(Records for the exercise begins)

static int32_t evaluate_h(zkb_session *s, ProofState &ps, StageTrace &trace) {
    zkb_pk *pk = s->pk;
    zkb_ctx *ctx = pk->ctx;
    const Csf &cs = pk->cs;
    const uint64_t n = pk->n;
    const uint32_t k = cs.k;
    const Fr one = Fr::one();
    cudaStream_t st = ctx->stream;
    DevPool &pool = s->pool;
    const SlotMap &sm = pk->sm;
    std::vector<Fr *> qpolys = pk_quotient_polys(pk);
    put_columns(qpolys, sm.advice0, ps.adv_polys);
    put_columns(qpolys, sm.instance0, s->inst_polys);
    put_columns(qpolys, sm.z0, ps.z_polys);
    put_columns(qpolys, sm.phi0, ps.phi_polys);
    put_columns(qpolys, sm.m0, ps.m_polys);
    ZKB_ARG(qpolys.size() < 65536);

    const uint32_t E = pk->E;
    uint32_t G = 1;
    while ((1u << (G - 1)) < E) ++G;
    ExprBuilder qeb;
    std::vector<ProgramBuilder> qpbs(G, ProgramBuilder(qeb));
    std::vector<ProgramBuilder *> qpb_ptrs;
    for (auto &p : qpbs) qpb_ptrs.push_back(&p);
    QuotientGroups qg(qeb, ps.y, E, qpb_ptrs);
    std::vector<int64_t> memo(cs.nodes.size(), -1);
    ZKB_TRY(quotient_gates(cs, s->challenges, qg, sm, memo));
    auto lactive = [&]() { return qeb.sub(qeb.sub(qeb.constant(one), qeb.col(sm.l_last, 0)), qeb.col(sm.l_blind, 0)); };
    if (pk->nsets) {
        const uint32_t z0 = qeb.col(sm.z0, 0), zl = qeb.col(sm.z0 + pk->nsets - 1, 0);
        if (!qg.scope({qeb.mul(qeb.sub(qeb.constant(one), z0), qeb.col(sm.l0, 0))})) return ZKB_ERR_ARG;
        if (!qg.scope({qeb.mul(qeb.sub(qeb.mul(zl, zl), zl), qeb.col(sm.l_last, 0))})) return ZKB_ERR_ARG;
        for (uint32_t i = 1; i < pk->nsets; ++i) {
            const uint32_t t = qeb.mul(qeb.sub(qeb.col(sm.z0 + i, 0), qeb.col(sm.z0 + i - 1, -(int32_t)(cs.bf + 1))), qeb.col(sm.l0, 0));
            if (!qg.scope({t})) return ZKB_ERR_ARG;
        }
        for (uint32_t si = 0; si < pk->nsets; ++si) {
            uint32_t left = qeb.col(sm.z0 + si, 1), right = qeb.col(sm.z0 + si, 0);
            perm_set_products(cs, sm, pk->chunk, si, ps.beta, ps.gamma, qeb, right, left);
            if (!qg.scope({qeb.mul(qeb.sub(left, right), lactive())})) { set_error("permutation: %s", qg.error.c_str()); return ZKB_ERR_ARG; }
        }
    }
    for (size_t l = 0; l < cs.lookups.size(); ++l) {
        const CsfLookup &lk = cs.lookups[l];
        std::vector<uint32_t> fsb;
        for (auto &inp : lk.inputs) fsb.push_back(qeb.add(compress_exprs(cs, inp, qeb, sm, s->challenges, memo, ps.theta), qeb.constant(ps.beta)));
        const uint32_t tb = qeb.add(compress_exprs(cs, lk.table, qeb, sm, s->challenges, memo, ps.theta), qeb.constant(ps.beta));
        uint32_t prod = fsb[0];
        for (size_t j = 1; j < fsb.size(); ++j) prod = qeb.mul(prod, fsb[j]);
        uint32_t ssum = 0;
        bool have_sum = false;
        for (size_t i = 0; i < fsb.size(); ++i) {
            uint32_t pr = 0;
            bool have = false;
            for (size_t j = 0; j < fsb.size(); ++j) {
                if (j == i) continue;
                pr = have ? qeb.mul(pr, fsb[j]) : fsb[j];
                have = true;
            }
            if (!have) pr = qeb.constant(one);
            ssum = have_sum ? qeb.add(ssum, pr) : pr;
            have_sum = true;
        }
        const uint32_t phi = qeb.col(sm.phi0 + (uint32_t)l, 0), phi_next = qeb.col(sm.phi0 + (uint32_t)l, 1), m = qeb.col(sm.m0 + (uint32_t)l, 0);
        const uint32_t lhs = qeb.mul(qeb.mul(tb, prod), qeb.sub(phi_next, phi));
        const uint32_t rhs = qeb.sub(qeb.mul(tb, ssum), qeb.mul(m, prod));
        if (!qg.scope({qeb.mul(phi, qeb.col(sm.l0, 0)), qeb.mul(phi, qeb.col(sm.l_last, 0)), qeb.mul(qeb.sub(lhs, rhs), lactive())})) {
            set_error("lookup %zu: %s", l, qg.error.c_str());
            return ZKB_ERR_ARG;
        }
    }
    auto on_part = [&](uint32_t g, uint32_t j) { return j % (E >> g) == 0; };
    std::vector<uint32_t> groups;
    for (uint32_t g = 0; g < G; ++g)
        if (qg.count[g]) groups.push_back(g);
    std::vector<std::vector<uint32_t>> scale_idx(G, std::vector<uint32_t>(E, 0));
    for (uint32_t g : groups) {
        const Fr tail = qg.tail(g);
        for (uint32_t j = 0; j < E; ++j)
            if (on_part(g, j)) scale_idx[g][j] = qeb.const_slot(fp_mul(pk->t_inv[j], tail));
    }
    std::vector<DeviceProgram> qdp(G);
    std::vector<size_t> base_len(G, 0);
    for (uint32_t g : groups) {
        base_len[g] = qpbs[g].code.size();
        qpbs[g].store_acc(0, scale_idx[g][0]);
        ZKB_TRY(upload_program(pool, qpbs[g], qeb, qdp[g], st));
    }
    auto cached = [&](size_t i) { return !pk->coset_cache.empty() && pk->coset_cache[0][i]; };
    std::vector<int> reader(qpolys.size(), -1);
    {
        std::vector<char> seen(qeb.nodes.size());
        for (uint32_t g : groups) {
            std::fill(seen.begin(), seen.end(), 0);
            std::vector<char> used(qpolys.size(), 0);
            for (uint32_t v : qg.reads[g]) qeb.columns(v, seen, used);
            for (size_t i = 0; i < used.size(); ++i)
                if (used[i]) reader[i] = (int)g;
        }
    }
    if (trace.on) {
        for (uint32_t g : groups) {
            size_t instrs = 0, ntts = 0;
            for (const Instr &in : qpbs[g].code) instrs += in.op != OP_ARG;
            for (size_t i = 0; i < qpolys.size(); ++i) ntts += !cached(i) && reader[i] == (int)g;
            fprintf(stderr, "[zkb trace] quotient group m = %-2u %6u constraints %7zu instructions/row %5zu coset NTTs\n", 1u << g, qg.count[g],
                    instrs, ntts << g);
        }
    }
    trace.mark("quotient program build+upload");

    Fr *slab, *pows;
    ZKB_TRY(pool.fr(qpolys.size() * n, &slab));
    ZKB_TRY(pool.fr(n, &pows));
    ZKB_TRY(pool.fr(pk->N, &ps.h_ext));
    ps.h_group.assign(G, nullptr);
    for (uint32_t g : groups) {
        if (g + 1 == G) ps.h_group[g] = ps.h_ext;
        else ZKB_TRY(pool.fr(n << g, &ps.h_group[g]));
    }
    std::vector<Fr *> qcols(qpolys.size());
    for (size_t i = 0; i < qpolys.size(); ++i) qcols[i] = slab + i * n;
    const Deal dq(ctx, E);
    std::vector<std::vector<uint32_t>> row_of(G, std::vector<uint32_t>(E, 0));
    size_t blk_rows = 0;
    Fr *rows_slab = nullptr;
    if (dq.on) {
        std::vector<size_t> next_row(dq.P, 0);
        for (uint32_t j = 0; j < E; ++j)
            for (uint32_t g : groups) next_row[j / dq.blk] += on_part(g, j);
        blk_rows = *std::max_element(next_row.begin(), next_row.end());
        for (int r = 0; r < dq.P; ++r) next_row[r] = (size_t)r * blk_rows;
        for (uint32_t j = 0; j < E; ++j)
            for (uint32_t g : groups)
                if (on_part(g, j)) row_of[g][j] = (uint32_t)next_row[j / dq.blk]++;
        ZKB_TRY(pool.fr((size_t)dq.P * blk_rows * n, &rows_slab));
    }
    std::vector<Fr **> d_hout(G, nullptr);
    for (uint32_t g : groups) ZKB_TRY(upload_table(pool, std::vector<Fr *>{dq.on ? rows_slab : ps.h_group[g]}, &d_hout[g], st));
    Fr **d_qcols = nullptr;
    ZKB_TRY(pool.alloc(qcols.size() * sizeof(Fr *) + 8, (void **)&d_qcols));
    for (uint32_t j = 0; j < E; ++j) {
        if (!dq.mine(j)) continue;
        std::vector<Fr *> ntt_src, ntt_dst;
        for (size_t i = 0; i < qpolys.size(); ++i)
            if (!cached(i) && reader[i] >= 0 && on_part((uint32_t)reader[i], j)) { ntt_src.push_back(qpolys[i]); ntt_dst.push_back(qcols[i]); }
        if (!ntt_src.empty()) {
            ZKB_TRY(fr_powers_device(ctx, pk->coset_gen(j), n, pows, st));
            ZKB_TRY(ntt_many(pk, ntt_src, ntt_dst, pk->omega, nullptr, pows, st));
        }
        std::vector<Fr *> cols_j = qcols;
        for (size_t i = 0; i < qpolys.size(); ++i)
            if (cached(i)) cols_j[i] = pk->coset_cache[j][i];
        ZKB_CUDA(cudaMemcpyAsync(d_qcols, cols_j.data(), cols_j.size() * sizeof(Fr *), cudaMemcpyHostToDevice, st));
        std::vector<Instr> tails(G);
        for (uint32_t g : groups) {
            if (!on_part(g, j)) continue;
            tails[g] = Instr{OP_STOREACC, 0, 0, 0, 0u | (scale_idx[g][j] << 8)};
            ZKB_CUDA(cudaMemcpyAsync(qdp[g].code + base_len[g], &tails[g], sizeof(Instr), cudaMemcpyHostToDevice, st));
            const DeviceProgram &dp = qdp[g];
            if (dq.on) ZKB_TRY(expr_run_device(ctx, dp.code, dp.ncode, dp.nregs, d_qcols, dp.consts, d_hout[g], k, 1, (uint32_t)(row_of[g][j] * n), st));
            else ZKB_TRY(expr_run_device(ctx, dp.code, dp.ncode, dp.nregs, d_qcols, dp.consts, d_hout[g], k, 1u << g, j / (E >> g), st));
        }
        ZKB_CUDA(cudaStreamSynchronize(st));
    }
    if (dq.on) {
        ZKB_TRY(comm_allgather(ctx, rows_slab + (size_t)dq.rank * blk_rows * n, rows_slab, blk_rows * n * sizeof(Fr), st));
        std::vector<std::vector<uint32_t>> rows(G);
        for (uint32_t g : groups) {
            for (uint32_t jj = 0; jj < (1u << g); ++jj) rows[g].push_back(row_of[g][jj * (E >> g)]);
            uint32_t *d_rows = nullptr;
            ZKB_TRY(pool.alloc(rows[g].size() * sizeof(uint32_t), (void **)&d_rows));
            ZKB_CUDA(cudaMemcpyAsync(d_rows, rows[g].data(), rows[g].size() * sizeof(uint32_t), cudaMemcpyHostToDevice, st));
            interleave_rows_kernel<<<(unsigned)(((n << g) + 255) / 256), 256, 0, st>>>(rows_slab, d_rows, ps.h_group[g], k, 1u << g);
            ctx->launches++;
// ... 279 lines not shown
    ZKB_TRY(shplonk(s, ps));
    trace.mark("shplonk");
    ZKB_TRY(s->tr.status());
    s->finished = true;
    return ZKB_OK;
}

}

(Records for the exercise ends)

Scan the records for the string "lookups". Copy each line in which it appears.

    for (size_t l = 0; l < cs.lookups.size(); ++l) {
        const CsfLookup &lk = cs.lookups[l];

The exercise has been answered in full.